# 1971 Ford 4000 Tire Size Question



## Luxton Bruce (Feb 23, 2019)

Hi there, 
I am back and want to thank everyone that has assisted with my adventure thus far. My son and I have been really enjoying our old new to us Ford 4000. We have cleaned her up and done a bit of painting and she is looking pretty darn good to us. It is a 1971 Ford 4000 with rear tire size of 13.6 X 36. I want to replace them eventually and have started to search for the exact same size but I am having issues finding this particular size. I will continue to search for them and will purchase new if needed. The question I have is it possible to install a tire size of 12.4 X 36 in place of the 13.6 X 36. The reason I am asking is that I have located some slightly used 12.4 X 36 tires for $75.00 a piece. Any assistance will be greatly appreciated. Thanks and have a nice day!


----------



## BigT (Sep 15, 2014)

Post deleted due to wrong tire size. Created a great deal of confusion. Sorry about that. Hacke's post is on the right tires.


----------



## Bogbilly (Aug 1, 2020)

I am a bit confused. My 4000 has 13.6x38 rears but you are saying your rears are 36". As Big T says the tire size that is spec. for the rear is 12.4 to 13.6 by 38inch. I have not seen 36" rears or was that a typo


----------



## Hacke (Feb 22, 2011)

The 36" rims came with 11" or 12" width. 12" is probably too wide for a 12.4-36 tyre.
Check the width of you rims and look for numbers on the "new" tyres that shows recommended rim width.

Attached part of a user's manual.


----------



## Luxton Bruce (Feb 23, 2019)

BigT said:


> Note below that 12.4-38 is the tire size specified for your tractor, with front tire size 6.00-16. The 12.4-38 will fit and look OK. The 13.6-38 gives a much brawnier appearance. This data is taken from tractordata.com
> 
> Ford 4000 Tires
> Ag front:6.00-16
> ...


Hi there, Big T, thanks for the reply. I purchased the tractor and found out it was made in England, the tires that came with the tractor are 13.63 X 36. I don't know a whole lot about tractor tires and I appreciate the info. The front tires are 7.50 X 16 and I was able to locate new ones. I must have a tractor that was refitted.

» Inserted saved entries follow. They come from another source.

## Add skinny-M split-bf16x3 MFMA kernel for small-M head weight gradients

Adds a dedicated GEMM kernel for products with M<=96 and N a multiple of 32. It targets the backward weight gradients of the small output heads. Three waves split A into three bf16 parts and stage them in double-buffered LDS, while all waves stream B through registers and issue 32x32x16 bf16 MFMAs for a six-term split product that keeps fp32-like accuracy. The dispatcher routes qualifying launches with 192-256 workgroups to this kernel and falls back if the launch fails. This replaces a generic tiled kernel that wastes most of a 128-row tile on small M, at the cost of extra code paths and a fragile dispatch condition.

```diff
diff --git a/pulse_amd/csrc/build.py b/pulse_amd/csrc/build.py
--- a/pulse_amd/csrc/build.py
+++ b/pulse_amd/csrc/build.py
@@ -32,6 +32,7 @@
     ("gemm_x3p_api.hip", ["-mllvm", "-amdgpu-mfma-vgpr-form"]),
     ("gemm_x3w.hip", ["-mllvm", "-pragma-unroll-threshold=4000000", "-Wno-unused-const-variable"]),
     ("gemm_x3s.hip", ["-mllvm", "-amdgpu-mfma-vgpr-form"]),
+    ("gemm_x3sm.hip", []),
     ("learner_ops.hip", NO_CONTRACT),
     ("b16_ops.hip", NO_CONTRACT),
     ("vae_head.hip", NO_CONTRACT),
diff --git a/pulse_amd/csrc/gemm_api.hip b/pulse_amd/csrc/gemm_api.hip
--- a/pulse_amd/csrc/gemm_api.hip
+++ b/pulse_amd/csrc/gemm_api.hip
@@ -118,6 +118,8 @@
 constexpr int WIDE_TILE = 256;
 bool skinny_env_off() { static const bool off = [] { const char* e = getenv("PULSE_X3_SKINNY"); return e && e[0] == '0'; }(); return off; }
 bool g_skinny_unavailable = false;
+bool heads_bwd_env_off() { static const bool off = [] { const char* e = getenv("PULSE_X3_HEADS_BWD"); return e && e[0] == '0'; }(); return off; }
+bool g_skinny_m_unavailable = false;
 bool g_wide_unavailable = false;
 int x3_mode() {
     static const int env = [] { const char* e = getenv("PULSE_X3_WIDE"); return e ? atoi(e) : -1; }();
@@ -227,6 +229,15 @@
         if (rc != kWideTileUnavailable) { g_last_tile = 96; return rc; }
         g_skinny_unavailable = true;
     }
+    if (x3 && !akc && !bkc && d->M <= 96 && (d->N % 32) == 0 && d->epilogue == PULSE_EPI_BIAS_ACT && d->activation == PULSE_ACT_NONE &&
+        d->bias == nullptr && d->C2 == nullptr && !mask_on && g_dbg == nullptr && g_opt[10] != 1 && !heads_bwd_env_off() && !g_skinny_m_unavailable) {
+        const long long nwg = (long long)((d->N + 127) / 128) * d->batch * d->split_k;
+        if (g_opt[10] == 2 ? nwg < (1LL << 31) : (nwg >= 192 && nwg <= 256)) {
+            const int rc = launch_gemm_x3sm(g, as_stream(s));
+            if (rc != kWideTileUnavailable) { g_last_tile = 97; return rc; }
+            g_skinny_m_unavailable = true;
+        }
+    }
     if (x3 && !half_tile && x3_wide_tile(g, d->lda, d->ldb, akc, bkc)) {
         const int ntail = d->N % WIDE_TILE;
         if (ntail > 0 && ntail <= 64 && d->N > WIDE_TILE && d->split_k == 1 && d->rowsum == nullptr && g_opt[5] == 0) {
diff --git a/pulse_amd/csrc/gemm_shared.h b/pulse_amd/csrc/gemm_shared.h
--- a/pulse_amd/csrc/gemm_shared.h
+++ b/pulse_amd/csrc/gemm_shared.h
@@ -78,5 +78,6 @@
 int launch_gemm_x3(const GemmArgs& g, bool akc, bool bkc, bool half_tile, size_t extra_lds, hipStream_t stream);
 int launch_gemm_x3w(const GemmArgs& g, bool akc, bool bkc, hipStream_t stream);
 int launch_gemm_x3s(const GemmArgs& g, bool bkc, hipStream_t stream);
+int launch_gemm_x3sm(const GemmArgs& g, hipStream_t stream);
 
 }
diff --git a/pulse_amd/csrc/gemm_x3sm.hip b/pulse_amd/csrc/gemm_x3sm.hip
--- /dev/null
+++ b/pulse_amd/csrc/gemm_x3sm.hip
@@ -0,0 +1,257 @@
+#include <type_traits>
+#include "gemm_shared.h"
+
+namespace pulse {
+
+constexpr int W_MT = 3;
+constexpr int W_COLS = 128;
+constexpr int W_FRAG = 64 * 16;
+constexpr int W_STAGERS = 2 * 32 * W_MT;
+
+struct SplitW {
+    u32x4 p0, p1, p2;
+    __device__ __forceinline__ void pair(const float (&v)[8], int k) {
+        const float a = v[2 * k], b = v[2 * k + 1];
+        const unsigned q0 = pack_rn(a, b);
+        p0[k] = q0;
+        const float ra = a - bitsf(q0 << 16), rb = b - bitsf(q0 & 0xffff0000u);
+        const unsigned q1 = pack_rn(ra, rb);
+        p1[k] = q1;
+        const float sa = ra - bitsf(q1 << 16), sb = rb - bitsf(q1 & 0xffff0000u);
+        p2[k] = pack_rn(sa, sb);
+    }
+    __device__ __forceinline__ void run(const float (&v)[8]) {
+#pragma unroll
+        for (int k = 0; k < 4; ++k) pair(v, k);
+    }
+};
+
+template <int STEPS>
+__global__ void __launch_bounds__(256) __attribute__((amdgpu_waves_per_eu(1, 1))) gemm_x3sm_kernel(const GemmArgs g) {
+    constexpr int KP = 16 * STEPS;
+    constexpr int STAGE = STEPS * W_MT * 3 * W_FRAG;
+    extern __shared__ __attribute__((aligned(16))) char smem_c[];
+    const int tid = threadIdx.x;
+    const int lane = tid & 63;
+    const int wave = __builtin_amdgcn_readfirstlane(tid >> 6);
+    const int half = lane >> 5, l31 = lane & 31;
+    const int ncb = (g.N + W_COLS - 1) / W_COLS;
+    const int nslab = g.batch * g.splitk;
+    int cb, slab;
+    if ((nslab & 7) == 0) {
+        const int q = blockIdx.x >> 3;
+        cb = q % ncb;
+        slab = (q / ncb) * 8 + (blockIdx.x & 7);
+    } else {
+        cb = blockIdx.x % ncb;
+        slab = blockIdx.x / ncb;
+    }
+    const int sp = slab % g.splitk, bz = slab / g.splitk;
+    const int n0 = cb * W_COLS;
+    const int kbeg = sp * g.kchunk;
+    const int klen = min(g.K, kbeg + g.kchunk) - kbeg;
+    if (klen <= 0) {
+        float* C0 = g.C + bz * g.sC + sp * g.sSplit;
+        const int c0 = n0 + (tid & 127);
+        if (c0 < g.N)
+            for (int r = tid >> 7; r < g.M; r += 2) C0[(long long)r * g.ldc + c0] = 0.f;
+        if (g.rowsum != nullptr && cb == 0 && tid < g.M) g.rowsum[bz * g.sRowsum + sp * g.sSplit + tid] = 0.f;
+        return;
+    }
+    const int nph = (klen + KP - 1) / KP;
+    const int klast = klen - 1;
+
+    const float* Ab = g.A + bz * g.sA + (long long)kbeg * g.lda;
+    const float* Bb = g.B + bz * g.sB + (long long)kbeg * g.ldb;
+    const unsigned recA = (unsigned)((klen - 1) * g.lda + g.M) * 4u;
+    const unsigned recB = (unsigned)((klen - 1) * g.ldb + g.N) * 4u;
+    const __amdgpu_buffer_rsrc_t rsA = __builtin_amdgcn_make_buffer_rsrc(const_cast<float*>(Ab), 0, recA, RSRC_FLAGS);
+    const __amdgpu_buffer_rsrc_t rsB = __builtin_amdgcn_make_buffer_rsrc(const_cast<float*>(Bb), 0, recB, RSRC_FLAGS);
+    const int ld4A = g.lda * 4, ld4B = g.ldb * 4;
+
+    const int voB = (8 * half * g.ldb + n0 + 32 * wave + l31) * 4;
+    float hw[STEPS][8];
+    auto load_h = [&](auto clamp_tag, int s, int kbase) {
+        int so = (kbase + 16 * s) * ld4B;
+#pragma unroll
+        for (int e = 0; e < 8; ++e) {
+            if constexpr (decltype(clamp_tag)::value) so = min(kbase + 16 * s + e, klast) * ld4B;
+            hw[s][e] = bitsf(__builtin_amdgcn_raw_buffer_load_b32(rsB, voB, so, 0));
+            so += ld4B;
+            asm volatile("" : "+s"(so));
+        }
+    };
+
+    const bool stager = wave < W_MT;
+    const int zh = tid >= 32 * W_MT ? 1 : 0, zm = tid - 32 * W_MT * zh;
+    const int voA = stager ? (8 * zh * g.lda + zm) * 4 : 0x40000000;
+    const int ldsA = stager ? ((zm >> 5) * 3) * W_FRAG + (zh * 32 + (zm & 31)) * 16 : 2 * STAGE + lane * 16;
+    const int zmul = stager ? 1 : 0;
+    float zraw[STEPS][8];
+    auto load_z = [&](auto clamp_tag, int s, int kbase) {
+        int so = (kbase + 16 * s) * ld4A;
+#pragma unroll
+        for (int e = 0; e < 8; ++e) {
+            if constexpr (decltype(clamp_tag)::value) so = min(kbase + 16 * s + e, klast) * ld4A;
+            zraw[s][e] = bitsf(__builtin_amdgcn_raw_buffer_load_b32(rsA, voA, so, 0));
+            so += ld4A;
+            asm volatile("" : "+s"(so));
+        }
+    };
+    auto mask_z = [&](int s, int kbase) {
+#pragma unroll
+        for (int e = 0; e < 8; ++e)
+            if (kbase + 16 * s + 8 * zh + e >= klen) zraw[s][e] = 0.f;
+    };
+    float rs_acc = 0.f;
+    const bool do_rs = g.rowsum != nullptr && cb == 0;
+    auto sum_z = [&](int s, bool tile_exists) {
+        const float t = ((zraw[s][0] + zraw[s][1]) + (zraw[s][2] + zraw[s][3])) + ((zraw[s][4] + zraw[s][5]) + (zraw[s][6] + zraw[s][7]));
+        rs_acc = tile_exists ? rs_acc + t : rs_acc;
+    };
+
+    f32x16 acc[W_MT];
+#pragma unroll
+    for (int i = 0; i < W_MT; ++i)
+#pragma unroll
+        for (int r = 0; r < 16; ++r) acc[i][r] = 0.f;
+
+    using T = std::true_type; using F = std::false_type;
+#pragma unroll
+    for (int s = 0; s < STEPS; ++s) load_h(T{}, s, 0);
+#pragma unroll
+    for (int s = 0; s < STEPS; ++s) load_z(T{}, s, 0);
+#pragma unroll
+    for (int s = 0; s < STEPS; ++s) {
+        mask_z(s, 0);
+        sum_z(s, 16 * s < klen);
+        SplitW sp3;
+        sp3.run(zraw[s]);
+        char* dst = smem_c + zmul * s * (W_MT * 3 * W_FRAG) + ldsA;
+        *reinterpret_cast<u32x4*>(dst) = sp3.p0;
+        *reinterpret_cast<u32x4*>(dst + W_FRAG) = sp3.p1;
+        *reinterpret_cast<u32x4*>(dst + 2 * W_FRAG) = sp3.p2;
+    }
+#pragma unroll
+    for (int s = 0; s < STEPS; ++s) load_z(T{}, s, KP);
+    __syncthreads();
+
+    auto phase = [&](auto more_tag, auto tail_tag, auto next_tail_tag, auto load2_tag, int p) {
+        constexpr bool MORE = decltype(more_tag)::value, TAIL = decltype(tail_tag)::value, NEXT_TAIL = decltype(next_tail_tag)::value;
+        constexpr int LOAD2 = decltype(load2_tag)::value;
+        const int kbase = p * KP;
+        const int cur = (p & 1) * STAGE;
+        SplitW fh;
+        if constexpr (TAIL) {
+#pragma unroll
+            for (int e = 0; e < 8; ++e)
+                if (kbase + 8 * half + e >= klen) hw[0][e] = 0.f;
+        }
+        fh.run(hw[0]);
+        bf16x8 fz[2][W_MT][3];
+        SplitW fn, sz;
+        auto frag = [&](auto set_tag, int s, int u) {
+            constexpr int SET = decltype(set_tag)::value;
+            const int i = u / 3, pl = u % 3;
+            fz[SET][i][pl] = *reinterpret_cast<const bf16x8*>(smem_c + cur + ((s * W_MT + i) * 3 + pl) * W_FRAG + lane * 16);
+        };
+        using S0 = std::integral_constant<int, 0>; using S1 = std::integral_constant<int, 1>;
+#pragma unroll
+        for (int u = 0; u < 9; ++u) frag(S0{}, 0, u);
+#pragma unroll
+        for (int s = 0; s < STEPS; ++s) {
+            const int k0 = kbase + 16 * s;
+            const bool live = !TAIL || k0 < klen;
+            const bf16x8 h0 = __builtin_bit_cast(bf16x8, fh.p0), h1 = __builtin_bit_cast(bf16x8, fh.p1), h2 = __builtin_bit_cast(bf16x8, fh.p2);
+            const bool nxt = s + 1 < STEPS;
+            if (nxt) {
+                if constexpr (TAIL) {
+#pragma unroll
+                    for (int e = 0; e < 8; ++e)
+                        if (k0 + 16 + 8 * half + e >= klen) hw[s + 1][e] = 0.f;
+                }
+            }
+#pragma unroll
+            for (int q = 0; q < 6 * W_MT; ++q) {
+                if (live) {
+                    const int term = q / W_MT, i = q % W_MT, sq = s & 1;
+                    const bf16x8 av = term == 0 ? fz[sq][i][2] : (term == 2 || term == 3) ? fz[sq][i][1] : fz[sq][i][0];
+                    const bf16x8 bv = term == 1 ? h2 : (term == 2 || term == 4) ? h1 : h0;
+                    acc[i] = __builtin_amdgcn_mfma_f32_32x32x16_bf16(av, bv, acc[i], 0, 0, 0);
+                }
+                if (nxt && q < 8 && (q & 1) == 0) fn.pair(hw[s + 1], q >> 1);
+                if (q == 0) {
+                    if constexpr (MORE) load_h(std::integral_constant<bool, NEXT_TAIL>{}, s, kbase + KP);
+                }
+                if (nxt && (q & 1) == 1 && q < 10) {
+                    const int u0 = q - 1;
+                    if (s & 1) { frag(S0{}, s + 1, u0); if (u0 + 1 < 9) frag(S0{}, s + 1, u0 + 1); }
+                    else { frag(S1{}, s + 1, u0); if (u0 + 1 < 9) frag(S1{}, s + 1, u0 + 1); }
+                }
+                if constexpr (MORE) {
+                    if (q == 8) {
+                        if constexpr (NEXT_TAIL) mask_z(s, kbase + KP);
+                        sum_z(s, !NEXT_TAIL || k0 + KP < klen);
+                    }
+                    if (q >= 8 && q < 16 && (q & 1) == 0) sz.pair(zraw[s], (q - 8) >> 1);
+                    char* dst = smem_c + zmul * (((p + 1) & 1) * STAGE + s * (W_MT * 3 * W_FRAG)) + ldsA;
+                    if (q == 15) *reinterpret_cast<u32x4*>(dst) = sz.p0;
+                    if (q == 16) *reinterpret_cast<u32x4*>(dst + W_FRAG) = sz.p1;
+                    if (q == 17) {
+                        *reinterpret_cast<u32x4*>(dst + 2 * W_FRAG) = sz.p2;
+                        if constexpr (LOAD2 == 1) load_z(std::false_type{}, s, kbase + 2 * KP);
+                        if constexpr (LOAD2 == 2) load_z(std::true_type{}, s, kbase + 2 * KP);
+                    }
+                }
+                __builtin_amdgcn_sched_barrier(0);
+            }
+            if (nxt) fh = fn;
+        }
+        __syncthreads();
+    };
+    const bool ktail = (klen % KP) != 0;
+    using L0 = std::integral_constant<int, 0>; using L1 = std::integral_constant<int, 1>; using L2 = std::integral_constant<int, 2>;
+    for (int p = 0; p + 3 < nph; ++p) phase(T{}, F{}, F{}, L1{}, p);
+    if (nph > 2) {
+        if (ktail) phase(T{}, F{}, F{}, L2{}, nph - 3);
+        else phase(T{}, F{}, F{}, L1{}, nph - 3);
+    }
+    if (nph > 1) {
+        if (ktail) phase(T{}, F{}, T{}, L0{}, nph - 2);
+        else phase(T{}, F{}, F{}, L0{}, nph - 2);
+    }
+    if (ktail) phase(F{}, T{}, F{}, L0{}, nph - 1);
+    else phase(F{}, F{}, F{}, L0{}, nph - 1);
+
+    if (do_rs) {
+        float* sm = reinterpret_cast<float*>(smem_c);
+        if (tid < W_STAGERS) sm[tid] = rs_acc;
+        __syncthreads();
+        if (tid < 32 * W_MT && tid < g.M) g.rowsum[bz * g.sRowsum + sp * g.sSplit + tid] = sm[tid] + sm[tid + 32 * W_MT];
+    }
+
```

Thanks again and have a nice day!


----------



## Luxton Bruce (Feb 23, 2019)

Bogbilly said:


> I am a bit confused. My 4000 has 13.6x38 rears but you are saying your rears are 36". As Big T says the tire size that is spec. for the rear is 12.4 to 13.6 by 38inch. I have not seen 36" rears or was that a typo


Hi there Bogbilly, thanks for the info. Unfortunately it was not a typo. I purchased the tractor and found out it was made in England, the tires that came with the tractor are 13.63 X 36. I don't know a whole lot about tractor tires and I appreciate the info. The front tires are 7.50 X 16 and I was able to locate new ones. I must have a tractor that was refitted. Thanks again and have a nice day!


----------



## Luxton Bruce (Feb 23, 2019)

Hacke said:


> The 36" rims came with 11" or 12" width. 12" is probably too wide for a 12.4-36 tyre.
> Check the width of you rims and look for numbers on the "new" tyres that shows recommended rim width.
> 
> Attached part of a user's manual.
> ...


hi there Hacke, thanks for the info.I purchased the tractor and found out it was made in England, the tires that came with the tractor are 13.6 X 36. I don't know a whole lot about tractor tires and I appreciate the info. The front tires are 7.50 X 16 and I was able to locate new ones. I must have a tractor that was refitted. Thanks again and have a nice day!


----------



## Luxton Bruce (Feb 23, 2019)

Luxton Bruce said:


> Hi there Bogbilly, thanks for the info. Unfortunately it was not a typo. I purchased the tractor and found out it was made in England, the tires that came with the tractor are 13.63 X 36. I don't know a whole lot about tractor tires and I appreciate the info. The front tires are 7.50 X 16 and I was able to locate new ones. I must have a tractor that was refitted. Thanks again and have a nice day!


That is supposed to have read 13.6 X 36. Thanks!


----------



## Luxton Bruce (Feb 23, 2019)

Luxton Bruce said:


> Hi there Bogbilly, thanks for the info. Unfortunately it was not a typo. I purchased the tractor and found out it was made in England, the tires that came with the tractor are 13.63 X 36. I don't know a whole lot about tractor tires and I appreciate the info. The front tires are 7.50 X 16 and I was able to locate new ones. I must have a tractor that was refitted. Thanks again and have a nice day!


That was supposed to have read 13.6 X 36. Thanks!


----------